Cell. Res. 174 (2): 481-490 (1988); Engstad and Robertsen, Dev. Comp.Imm
unol. 18 (5): 397-408 (1994); Muller et al., Res. Immunol. 145: 267-275 (199
4)); Czop, Advances in Immunol. 38: 361, 398 (1986);
511-1520 (1991); Szabo et al., J. Biol. Chem. 270: 2145-2151 (1995)). Leukocyte complementation receptor 3 (also known as CR3, MAC1 or CD11b / CD18) is both a particulate and soluble β-glucan, as well as other polysaccharides (Thornton et al., J. Immunol. 156: 1235-1246). (1996)). Soluble aminated β-glucan preparations have been shown to bind to mouse peritoneal macrophages (Konopski et al., Biochem.

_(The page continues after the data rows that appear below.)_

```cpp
#ifdef FS_PART_QUEUE
  template <typename T>
  int Sim<T>::launch_queue(const StepArgs& a) {
    const bool po = dv.env == FS_ENV_MERGE_PO;
    const bool noise = (dv.flags & fs::FLAG_HAS_NOISE) != 0, act = a.actions != nullptr && (po || ov.ma_apply_actions != 0);
    const auto k = pick(noise, [&](auto NZ) {
      return pick(act, [&](auto ACT) {
        return pick(po, [&](auto PO) { return &fs::k_merge_queue<NZ, ACT, false, PO>; });
      });
    });
    last_kernel = "k_merge_queue";
    hipLaunchKernelGGL(k, dim3(dv.R), dim3(64), 0, stream, dv, ov, qc, a.num_steps, a.actions, a.act_stride, a.obs, a.rew,
                       a.done, a.obs_every_step, fs::PolicyView{}, static_cast<float*>(nullptr), static_cast<float*>(nullptr),
                       0);
    return launched();
  }
// ... 202 lines not shown
                          : delta4 ? &fs::k_rollout_idm<T, SEG, true, false, BC> : &fs::k_rollout_idm<T, SEG, false, false, BC>;
    });
    last_kernel = "k_rollout_idm";
    const int waves = (dv.R + RPW - 1) / RPW;
    hipLaunchKernelGGL(k, dim3((waves + 7) / 8), dim3(512), 0, stream, dv, a.num_steps, a.obs, a.rew, a.done, d_dump);
    return launched();
  }

  template <typename T>
  template <int SEG>
  int Sim<T>::launch_k_steps(const StepArgs& a) {
    constexpr int RPW = 64 / SEG;
    auto k = &fs::k_steps<T, SEG, 0, 0>;
    last_kernel = "k_steps";
    if (fast_ok(a)) {
      k = &fs::k_steps<T, SEG, 1, 0>;
      last_kernel = "k_steps<FAST>";
    } else if ((dv.flags & fs::FLAG_IDM_SET) && !force_generic) {
      k = &fs::k_steps<T, SEG, 0, 1>;
      last_kernel = "k_steps<CSET>";
    }
    hipLaunchKernelGGL(k, dim3((dv.R + RPW - 1) / RPW), dim3(64), 0, stream, dv, a.num_steps, a.mask, a.actions,
                       a.act_stride, a.obs, a.rew, a.done, a.obs_every_step);
    return launched();
  }

  template <typename T>
  int Sim<T>::launch_policy_act(const fs::PolicyView& pv, int n_ag, const float* obs_in, float* act, float* logp) {
    last_kernel = "k_policy_act";
    const bool merge = dv.env == FS_ENV_MERGE_MA;
    hipLaunchKernelGGL(fs::k_policy_act<16>, dim3((dv.R * 16 + 255) / 256), dim3(256), 0, stream, pv, dv.R, n_ag, dv.rep0,
                       obs_in, act, logp, merge ? static_cast<const int*>(dv.lane) : nullptr,
                       merge ? static_cast<const int*>(dv.ctrl) : nullptr,
                       merge ? static_cast<const int*>(dv.rl_index) : nullptr, dv.N);
    return launched();
  }

  template <typename T>
  int Sim<T>::launch_policy_row16(const fs::PolicyView& pv, int num_steps, int reset_done, float* obs, float* act,
                                  float* logp, float* rew, uint8_t* done) {
    const bool fast = ringrl_fast_ok();
    auto kernel = [&](auto H) {
      return pick(dv.flags & fs::FLAG_HAS_NOISE, [&](auto NZ) {
        return pick(fast, [&](auto FA) { return &fs::k_ring_policy<T, H, NZ, FA>; });
      });
    };
    auto k = kernel(Int<1>());
    last_kernel = "k_ring_policy";
    if constexpr (std::is_same<T, float>::value) {
      if (dv.env == FS_ENV_WAVE_ATTENUATION_PO_MA) {
        k = kernel(Int<2>());
        last_kernel = "k_ring_policy<POMA>";
      }
    }
    const int waves = (dv.R + 3) / 4;
    hipLaunchKernelGGL(k, dim3((waves + 3) / 4), dim3(256), 0, stream, dv, pv, num_steps, reset_done, cfg.warmup_steps,
                       obs, act, logp, rew, done);
    return launched();
  }

  template <typename T>
  int Sim<T>::launch_policy_loop16(const fs::PolicyView& pv, int num_steps, int reset_done, float* obs, float* act,
                                   float* logp, float* rew, uint8_t* done) {
    if constexpr (std::is_same<T, float>::value) {
      const bool fastc = loop_delta4 && loop_fastc_ok();
      auto kernel = [&](auto H) {
        return fastc ? &fs::k_loop_policy<H, true, true>
// ... 16 lines not shown
```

Bi
Acta 1221: 61-65 (1994)), phosphorylated β-glucan derivatives have been reported to bind to mononuclear cell lines (Muller et al., J. Immunol. 156: 341).
8-3425 (1996)).

【0004】[0004]

【発明が解決しようとする課題】[Problems to be solved by the invention]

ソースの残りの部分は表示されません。